Task goal
Count the lines in the entries below that include the word "char". Give nothing but the number.

Records provided
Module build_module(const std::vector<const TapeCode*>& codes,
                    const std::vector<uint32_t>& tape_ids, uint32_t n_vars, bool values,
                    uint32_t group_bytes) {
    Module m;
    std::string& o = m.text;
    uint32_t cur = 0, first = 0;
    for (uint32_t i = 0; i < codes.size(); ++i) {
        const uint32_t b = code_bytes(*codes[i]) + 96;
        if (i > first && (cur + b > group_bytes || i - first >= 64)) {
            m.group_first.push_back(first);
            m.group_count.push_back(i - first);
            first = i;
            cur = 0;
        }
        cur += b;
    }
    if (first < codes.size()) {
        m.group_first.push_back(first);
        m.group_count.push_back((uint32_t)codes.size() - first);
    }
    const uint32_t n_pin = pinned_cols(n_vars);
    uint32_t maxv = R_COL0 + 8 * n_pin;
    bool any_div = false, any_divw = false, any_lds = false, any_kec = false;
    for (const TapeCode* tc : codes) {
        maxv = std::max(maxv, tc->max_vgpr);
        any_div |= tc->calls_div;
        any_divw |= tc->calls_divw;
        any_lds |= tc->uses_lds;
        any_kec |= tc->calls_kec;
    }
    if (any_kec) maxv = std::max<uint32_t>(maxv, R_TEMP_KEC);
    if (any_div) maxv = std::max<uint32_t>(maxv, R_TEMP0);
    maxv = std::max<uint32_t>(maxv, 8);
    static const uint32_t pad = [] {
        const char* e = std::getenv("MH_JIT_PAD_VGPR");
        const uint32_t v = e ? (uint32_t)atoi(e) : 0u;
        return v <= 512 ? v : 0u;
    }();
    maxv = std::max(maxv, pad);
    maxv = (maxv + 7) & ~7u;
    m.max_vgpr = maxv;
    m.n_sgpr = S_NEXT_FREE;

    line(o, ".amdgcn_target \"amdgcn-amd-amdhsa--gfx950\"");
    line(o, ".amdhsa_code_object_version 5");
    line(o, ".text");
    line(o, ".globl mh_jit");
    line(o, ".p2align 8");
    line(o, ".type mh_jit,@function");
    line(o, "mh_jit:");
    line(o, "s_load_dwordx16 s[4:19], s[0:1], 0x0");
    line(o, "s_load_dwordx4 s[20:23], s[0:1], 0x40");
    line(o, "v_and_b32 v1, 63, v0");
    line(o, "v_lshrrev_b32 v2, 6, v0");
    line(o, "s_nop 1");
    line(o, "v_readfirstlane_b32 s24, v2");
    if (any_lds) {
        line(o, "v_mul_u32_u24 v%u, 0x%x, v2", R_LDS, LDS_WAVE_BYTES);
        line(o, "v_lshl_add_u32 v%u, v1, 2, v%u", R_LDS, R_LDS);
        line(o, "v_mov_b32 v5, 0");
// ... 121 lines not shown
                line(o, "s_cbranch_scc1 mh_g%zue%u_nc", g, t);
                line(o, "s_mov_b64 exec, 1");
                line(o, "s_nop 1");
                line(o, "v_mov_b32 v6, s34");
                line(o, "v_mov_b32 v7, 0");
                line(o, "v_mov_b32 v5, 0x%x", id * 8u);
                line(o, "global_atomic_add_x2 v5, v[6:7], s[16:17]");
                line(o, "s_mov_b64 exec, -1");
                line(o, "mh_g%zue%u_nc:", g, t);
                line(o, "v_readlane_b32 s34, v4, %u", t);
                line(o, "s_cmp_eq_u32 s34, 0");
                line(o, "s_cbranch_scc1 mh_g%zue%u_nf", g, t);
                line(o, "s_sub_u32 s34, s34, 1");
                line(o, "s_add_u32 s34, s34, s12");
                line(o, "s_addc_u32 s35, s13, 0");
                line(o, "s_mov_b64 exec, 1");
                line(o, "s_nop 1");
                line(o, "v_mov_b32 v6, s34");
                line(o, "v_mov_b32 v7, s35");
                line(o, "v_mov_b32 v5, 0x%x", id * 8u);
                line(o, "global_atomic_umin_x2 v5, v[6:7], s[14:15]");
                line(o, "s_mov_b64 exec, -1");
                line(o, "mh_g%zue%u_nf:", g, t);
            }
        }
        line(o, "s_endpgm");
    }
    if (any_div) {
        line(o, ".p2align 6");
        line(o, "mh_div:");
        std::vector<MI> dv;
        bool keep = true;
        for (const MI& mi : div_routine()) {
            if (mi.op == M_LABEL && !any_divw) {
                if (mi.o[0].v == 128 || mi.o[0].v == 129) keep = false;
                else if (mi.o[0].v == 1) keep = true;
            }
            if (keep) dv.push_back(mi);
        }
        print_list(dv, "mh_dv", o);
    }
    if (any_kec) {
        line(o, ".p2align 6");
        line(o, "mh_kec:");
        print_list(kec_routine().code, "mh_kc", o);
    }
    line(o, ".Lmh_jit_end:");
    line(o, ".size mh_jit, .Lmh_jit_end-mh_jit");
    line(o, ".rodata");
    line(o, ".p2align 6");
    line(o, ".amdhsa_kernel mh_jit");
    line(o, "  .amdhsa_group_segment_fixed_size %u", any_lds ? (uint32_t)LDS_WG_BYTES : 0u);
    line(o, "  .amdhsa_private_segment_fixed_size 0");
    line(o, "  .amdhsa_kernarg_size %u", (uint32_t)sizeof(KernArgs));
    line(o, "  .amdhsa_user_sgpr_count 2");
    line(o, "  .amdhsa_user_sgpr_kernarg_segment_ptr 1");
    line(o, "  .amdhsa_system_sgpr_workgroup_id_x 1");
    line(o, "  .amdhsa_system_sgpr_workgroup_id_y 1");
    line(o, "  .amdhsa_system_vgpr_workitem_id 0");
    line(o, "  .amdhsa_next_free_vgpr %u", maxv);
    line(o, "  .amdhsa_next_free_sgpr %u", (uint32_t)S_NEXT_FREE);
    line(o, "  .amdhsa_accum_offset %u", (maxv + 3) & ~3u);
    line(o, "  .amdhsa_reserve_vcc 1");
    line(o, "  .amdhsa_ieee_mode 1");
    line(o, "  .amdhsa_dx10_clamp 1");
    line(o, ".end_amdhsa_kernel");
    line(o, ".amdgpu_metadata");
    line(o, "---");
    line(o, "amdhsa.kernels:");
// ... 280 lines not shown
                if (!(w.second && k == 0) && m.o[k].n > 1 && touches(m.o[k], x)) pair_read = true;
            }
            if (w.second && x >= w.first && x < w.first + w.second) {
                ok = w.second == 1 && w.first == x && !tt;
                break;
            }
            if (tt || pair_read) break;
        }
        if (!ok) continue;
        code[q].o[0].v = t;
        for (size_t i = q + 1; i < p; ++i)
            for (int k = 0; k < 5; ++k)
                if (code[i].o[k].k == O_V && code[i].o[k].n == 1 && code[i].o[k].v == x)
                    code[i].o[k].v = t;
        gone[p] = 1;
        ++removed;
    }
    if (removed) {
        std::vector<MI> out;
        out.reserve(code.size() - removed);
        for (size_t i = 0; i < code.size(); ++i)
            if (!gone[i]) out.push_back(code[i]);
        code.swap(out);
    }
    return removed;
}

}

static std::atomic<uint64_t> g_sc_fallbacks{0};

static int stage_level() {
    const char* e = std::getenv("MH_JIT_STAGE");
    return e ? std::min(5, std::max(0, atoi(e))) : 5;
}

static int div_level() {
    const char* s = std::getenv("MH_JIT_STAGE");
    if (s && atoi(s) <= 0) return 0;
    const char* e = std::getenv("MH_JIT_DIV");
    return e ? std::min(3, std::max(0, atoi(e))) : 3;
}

Task output
4